(EXERCISE MATERIALS Opens)
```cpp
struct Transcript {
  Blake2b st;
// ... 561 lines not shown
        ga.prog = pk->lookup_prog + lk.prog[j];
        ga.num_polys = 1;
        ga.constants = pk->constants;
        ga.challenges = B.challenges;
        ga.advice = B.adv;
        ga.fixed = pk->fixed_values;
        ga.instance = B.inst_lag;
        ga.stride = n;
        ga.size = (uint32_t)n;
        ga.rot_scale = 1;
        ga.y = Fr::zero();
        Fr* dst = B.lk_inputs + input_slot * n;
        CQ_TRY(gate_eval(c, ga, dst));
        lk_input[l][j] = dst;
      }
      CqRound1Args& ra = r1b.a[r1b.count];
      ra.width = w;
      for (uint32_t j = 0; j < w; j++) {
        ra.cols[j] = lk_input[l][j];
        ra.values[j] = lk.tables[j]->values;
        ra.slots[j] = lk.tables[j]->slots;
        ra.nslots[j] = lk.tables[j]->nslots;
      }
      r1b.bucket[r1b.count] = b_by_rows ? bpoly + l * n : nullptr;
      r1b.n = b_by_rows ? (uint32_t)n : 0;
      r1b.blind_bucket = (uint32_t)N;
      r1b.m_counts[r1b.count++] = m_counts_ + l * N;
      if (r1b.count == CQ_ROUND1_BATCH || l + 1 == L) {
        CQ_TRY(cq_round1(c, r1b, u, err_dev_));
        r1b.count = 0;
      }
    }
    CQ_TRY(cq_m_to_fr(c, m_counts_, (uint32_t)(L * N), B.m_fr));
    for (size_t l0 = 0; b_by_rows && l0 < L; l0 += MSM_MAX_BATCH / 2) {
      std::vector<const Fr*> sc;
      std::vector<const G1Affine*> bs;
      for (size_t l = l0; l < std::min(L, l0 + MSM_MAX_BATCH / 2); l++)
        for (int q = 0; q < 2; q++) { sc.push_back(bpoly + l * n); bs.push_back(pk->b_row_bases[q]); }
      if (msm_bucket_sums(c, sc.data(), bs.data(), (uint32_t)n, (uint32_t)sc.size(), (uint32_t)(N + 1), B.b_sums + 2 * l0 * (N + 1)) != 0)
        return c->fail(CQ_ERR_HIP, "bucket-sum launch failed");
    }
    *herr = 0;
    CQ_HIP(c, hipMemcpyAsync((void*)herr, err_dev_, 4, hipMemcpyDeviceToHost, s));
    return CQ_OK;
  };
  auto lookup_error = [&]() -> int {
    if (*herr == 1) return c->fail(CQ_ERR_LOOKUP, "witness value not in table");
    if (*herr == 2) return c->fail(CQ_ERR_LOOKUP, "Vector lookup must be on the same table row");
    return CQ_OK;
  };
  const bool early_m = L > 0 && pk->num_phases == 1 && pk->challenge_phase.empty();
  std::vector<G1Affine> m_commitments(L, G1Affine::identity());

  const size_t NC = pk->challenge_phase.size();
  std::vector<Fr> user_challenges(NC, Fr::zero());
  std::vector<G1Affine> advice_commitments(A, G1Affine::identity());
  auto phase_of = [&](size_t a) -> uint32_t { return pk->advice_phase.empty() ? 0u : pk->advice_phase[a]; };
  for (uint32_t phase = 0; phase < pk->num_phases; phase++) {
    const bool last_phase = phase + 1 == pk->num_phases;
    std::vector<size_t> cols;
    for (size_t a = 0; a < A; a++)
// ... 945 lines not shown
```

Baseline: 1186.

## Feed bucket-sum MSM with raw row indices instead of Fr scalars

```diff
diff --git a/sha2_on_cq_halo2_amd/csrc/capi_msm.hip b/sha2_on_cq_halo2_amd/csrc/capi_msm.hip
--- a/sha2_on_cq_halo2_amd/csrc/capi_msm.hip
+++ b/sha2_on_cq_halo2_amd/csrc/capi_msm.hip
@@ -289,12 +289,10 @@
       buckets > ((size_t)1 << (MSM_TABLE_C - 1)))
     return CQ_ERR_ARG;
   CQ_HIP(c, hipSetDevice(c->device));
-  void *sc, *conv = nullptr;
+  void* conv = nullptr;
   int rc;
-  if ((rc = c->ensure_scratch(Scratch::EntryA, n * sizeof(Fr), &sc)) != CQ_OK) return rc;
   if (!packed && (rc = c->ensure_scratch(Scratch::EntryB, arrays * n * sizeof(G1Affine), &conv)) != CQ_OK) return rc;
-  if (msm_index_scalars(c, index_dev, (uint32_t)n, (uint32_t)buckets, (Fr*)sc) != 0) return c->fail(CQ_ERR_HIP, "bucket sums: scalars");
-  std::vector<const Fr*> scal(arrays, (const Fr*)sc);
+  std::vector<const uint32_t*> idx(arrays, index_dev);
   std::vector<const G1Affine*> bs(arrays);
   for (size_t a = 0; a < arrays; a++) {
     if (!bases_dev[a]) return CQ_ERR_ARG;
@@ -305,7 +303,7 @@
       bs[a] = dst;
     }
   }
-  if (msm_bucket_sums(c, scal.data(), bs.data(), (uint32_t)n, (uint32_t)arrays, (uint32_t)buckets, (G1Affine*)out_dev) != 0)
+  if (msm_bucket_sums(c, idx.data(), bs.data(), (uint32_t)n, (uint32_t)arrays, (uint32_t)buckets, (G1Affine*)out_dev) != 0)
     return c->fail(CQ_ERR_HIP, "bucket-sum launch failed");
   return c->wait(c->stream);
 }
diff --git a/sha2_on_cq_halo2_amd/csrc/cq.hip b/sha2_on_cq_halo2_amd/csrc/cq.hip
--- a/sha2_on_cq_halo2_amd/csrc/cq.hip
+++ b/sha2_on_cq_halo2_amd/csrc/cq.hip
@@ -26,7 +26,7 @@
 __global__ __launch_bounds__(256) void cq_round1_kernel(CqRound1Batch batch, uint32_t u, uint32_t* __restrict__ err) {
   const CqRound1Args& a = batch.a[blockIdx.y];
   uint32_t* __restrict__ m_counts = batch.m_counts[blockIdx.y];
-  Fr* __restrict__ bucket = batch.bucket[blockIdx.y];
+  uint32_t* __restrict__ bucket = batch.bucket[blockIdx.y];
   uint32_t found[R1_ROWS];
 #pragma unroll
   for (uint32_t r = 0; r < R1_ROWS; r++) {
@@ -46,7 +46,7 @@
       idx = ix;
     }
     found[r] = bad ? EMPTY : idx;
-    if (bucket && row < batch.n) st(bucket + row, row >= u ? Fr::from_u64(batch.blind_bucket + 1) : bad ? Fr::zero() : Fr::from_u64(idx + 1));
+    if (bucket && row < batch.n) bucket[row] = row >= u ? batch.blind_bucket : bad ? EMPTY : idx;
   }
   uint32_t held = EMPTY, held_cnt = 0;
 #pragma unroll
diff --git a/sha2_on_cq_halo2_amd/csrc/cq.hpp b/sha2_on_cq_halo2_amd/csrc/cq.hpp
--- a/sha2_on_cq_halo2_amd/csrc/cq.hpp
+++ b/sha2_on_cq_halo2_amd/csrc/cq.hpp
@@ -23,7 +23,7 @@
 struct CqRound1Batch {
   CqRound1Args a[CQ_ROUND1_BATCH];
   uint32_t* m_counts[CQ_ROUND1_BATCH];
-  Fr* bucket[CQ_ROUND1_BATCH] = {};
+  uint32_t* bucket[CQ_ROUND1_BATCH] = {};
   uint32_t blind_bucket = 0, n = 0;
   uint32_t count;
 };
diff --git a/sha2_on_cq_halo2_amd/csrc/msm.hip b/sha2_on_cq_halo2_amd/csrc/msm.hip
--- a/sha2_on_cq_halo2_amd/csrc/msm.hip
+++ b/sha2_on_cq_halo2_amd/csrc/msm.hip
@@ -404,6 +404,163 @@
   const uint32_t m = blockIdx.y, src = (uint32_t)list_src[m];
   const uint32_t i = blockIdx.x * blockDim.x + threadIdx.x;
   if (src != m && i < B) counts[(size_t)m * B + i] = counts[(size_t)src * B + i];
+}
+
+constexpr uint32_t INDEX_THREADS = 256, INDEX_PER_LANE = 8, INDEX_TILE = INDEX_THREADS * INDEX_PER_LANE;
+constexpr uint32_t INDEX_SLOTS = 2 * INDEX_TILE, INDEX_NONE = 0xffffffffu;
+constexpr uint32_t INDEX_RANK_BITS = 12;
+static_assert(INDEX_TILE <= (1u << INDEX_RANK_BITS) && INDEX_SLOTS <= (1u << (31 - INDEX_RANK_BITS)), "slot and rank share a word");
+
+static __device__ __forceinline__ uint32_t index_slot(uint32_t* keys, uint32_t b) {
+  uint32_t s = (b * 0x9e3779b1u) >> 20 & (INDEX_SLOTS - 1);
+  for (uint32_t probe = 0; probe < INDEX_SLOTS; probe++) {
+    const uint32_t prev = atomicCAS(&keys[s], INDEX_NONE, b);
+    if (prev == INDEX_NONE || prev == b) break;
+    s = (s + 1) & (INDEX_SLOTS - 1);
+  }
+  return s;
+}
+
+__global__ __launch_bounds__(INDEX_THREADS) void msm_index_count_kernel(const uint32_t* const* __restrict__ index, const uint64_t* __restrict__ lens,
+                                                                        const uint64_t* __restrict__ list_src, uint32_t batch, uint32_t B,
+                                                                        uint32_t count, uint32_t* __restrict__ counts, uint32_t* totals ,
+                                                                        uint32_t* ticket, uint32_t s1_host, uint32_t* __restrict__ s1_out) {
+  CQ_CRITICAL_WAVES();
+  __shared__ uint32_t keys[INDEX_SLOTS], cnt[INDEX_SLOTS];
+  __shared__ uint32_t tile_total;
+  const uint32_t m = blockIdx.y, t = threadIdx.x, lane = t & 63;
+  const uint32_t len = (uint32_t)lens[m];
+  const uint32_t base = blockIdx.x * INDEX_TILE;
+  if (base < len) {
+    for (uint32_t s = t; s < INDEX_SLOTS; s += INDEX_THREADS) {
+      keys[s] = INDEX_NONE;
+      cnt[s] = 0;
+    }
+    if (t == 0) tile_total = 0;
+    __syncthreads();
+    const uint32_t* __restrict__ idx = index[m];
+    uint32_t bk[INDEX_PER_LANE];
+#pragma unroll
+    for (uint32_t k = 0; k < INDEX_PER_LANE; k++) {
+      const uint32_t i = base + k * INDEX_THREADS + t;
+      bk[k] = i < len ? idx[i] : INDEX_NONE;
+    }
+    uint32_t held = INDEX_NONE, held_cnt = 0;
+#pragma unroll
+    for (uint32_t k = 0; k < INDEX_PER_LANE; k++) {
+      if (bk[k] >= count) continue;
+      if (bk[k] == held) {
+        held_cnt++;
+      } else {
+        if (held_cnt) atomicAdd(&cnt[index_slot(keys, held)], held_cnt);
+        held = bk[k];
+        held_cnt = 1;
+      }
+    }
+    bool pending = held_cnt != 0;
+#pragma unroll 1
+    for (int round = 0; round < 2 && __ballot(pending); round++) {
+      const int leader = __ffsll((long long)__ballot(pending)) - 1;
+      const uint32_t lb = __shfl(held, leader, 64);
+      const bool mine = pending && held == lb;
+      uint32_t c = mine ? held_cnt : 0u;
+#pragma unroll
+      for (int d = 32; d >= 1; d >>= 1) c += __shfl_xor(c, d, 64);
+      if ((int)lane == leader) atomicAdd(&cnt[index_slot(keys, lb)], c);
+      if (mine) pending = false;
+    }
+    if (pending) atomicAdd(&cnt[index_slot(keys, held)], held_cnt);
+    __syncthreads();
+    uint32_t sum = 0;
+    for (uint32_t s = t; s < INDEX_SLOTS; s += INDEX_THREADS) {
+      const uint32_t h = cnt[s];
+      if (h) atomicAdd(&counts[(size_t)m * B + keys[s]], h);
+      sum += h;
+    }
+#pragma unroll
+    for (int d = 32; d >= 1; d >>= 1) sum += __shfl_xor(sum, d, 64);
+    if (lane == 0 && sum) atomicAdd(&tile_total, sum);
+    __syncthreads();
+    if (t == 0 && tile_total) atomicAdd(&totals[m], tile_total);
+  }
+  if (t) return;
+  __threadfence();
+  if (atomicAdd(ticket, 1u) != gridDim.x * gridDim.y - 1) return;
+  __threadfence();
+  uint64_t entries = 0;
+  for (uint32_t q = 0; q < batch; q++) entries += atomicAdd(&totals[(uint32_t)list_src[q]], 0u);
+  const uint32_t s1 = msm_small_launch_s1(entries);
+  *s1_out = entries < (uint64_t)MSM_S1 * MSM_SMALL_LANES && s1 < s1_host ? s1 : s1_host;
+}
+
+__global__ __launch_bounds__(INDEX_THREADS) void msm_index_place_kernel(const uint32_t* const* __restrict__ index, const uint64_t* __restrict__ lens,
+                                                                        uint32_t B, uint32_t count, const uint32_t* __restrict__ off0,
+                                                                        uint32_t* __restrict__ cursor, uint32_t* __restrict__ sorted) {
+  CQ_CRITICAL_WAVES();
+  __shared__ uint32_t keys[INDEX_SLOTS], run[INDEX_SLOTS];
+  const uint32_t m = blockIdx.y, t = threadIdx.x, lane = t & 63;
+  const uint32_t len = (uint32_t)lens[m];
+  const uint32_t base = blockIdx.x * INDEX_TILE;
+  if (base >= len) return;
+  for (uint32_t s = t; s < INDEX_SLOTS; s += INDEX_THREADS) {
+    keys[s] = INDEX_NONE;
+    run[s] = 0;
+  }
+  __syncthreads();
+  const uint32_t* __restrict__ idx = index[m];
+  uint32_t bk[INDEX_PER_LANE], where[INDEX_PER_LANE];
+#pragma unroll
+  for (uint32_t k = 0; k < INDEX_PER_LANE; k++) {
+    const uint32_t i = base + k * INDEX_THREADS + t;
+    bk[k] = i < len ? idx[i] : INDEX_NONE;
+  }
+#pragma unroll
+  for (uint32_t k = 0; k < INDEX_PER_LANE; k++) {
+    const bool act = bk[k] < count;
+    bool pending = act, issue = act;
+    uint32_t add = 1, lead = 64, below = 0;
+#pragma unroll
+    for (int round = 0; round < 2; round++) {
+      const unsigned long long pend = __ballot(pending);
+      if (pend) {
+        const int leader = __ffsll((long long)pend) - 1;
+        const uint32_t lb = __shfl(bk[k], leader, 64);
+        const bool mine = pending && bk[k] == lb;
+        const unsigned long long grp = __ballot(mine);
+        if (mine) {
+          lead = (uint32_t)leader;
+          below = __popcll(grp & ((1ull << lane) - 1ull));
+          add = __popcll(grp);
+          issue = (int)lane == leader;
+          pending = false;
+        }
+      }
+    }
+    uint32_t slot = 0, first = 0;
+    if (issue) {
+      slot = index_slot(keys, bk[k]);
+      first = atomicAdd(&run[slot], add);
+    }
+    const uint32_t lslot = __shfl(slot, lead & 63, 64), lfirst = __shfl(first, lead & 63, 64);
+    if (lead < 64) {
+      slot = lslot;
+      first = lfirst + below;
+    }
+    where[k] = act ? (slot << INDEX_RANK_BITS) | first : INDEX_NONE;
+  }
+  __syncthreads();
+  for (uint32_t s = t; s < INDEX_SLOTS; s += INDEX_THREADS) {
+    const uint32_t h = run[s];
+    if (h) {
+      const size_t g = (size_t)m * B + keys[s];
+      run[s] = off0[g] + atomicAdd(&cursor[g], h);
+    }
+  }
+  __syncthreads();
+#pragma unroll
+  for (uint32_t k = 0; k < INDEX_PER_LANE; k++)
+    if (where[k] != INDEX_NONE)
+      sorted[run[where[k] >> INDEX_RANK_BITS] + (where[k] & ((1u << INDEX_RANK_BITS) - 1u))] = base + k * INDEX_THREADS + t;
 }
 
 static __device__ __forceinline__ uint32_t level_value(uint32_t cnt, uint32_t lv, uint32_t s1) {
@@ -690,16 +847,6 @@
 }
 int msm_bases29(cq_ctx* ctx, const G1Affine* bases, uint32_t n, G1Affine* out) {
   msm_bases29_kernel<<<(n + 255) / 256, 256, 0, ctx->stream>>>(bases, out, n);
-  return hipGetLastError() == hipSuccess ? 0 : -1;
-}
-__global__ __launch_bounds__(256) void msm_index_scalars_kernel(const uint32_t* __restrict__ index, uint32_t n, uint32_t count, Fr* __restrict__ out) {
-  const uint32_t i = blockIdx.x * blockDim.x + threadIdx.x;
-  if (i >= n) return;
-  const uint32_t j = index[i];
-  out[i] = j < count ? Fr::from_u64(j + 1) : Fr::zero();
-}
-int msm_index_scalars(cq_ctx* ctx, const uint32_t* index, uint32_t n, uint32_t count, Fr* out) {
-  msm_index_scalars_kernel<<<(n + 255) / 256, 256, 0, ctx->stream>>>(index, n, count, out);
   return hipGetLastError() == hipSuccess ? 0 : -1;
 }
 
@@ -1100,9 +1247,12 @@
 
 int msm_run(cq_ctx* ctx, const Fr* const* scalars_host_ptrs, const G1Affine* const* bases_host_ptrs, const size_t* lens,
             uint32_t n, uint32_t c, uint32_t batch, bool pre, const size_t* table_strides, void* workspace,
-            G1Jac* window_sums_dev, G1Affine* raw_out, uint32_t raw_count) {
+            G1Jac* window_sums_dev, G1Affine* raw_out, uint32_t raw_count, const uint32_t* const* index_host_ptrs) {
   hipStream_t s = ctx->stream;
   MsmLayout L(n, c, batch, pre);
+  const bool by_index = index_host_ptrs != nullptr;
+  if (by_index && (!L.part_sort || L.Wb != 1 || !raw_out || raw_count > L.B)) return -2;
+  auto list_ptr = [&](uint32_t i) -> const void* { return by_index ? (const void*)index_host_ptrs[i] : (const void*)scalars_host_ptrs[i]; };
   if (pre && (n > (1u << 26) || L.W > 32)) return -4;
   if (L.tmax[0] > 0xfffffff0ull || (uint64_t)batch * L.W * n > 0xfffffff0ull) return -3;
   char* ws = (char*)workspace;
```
(EXERCISE MATERIALS Closes)
# WORK ITEM:
Look for the string "lines" in the records, and copy every line where it is found.

# SOLUTION FOR THIS EXERCISE:
// ... 561 lines not shown
// ... 945 lines not shown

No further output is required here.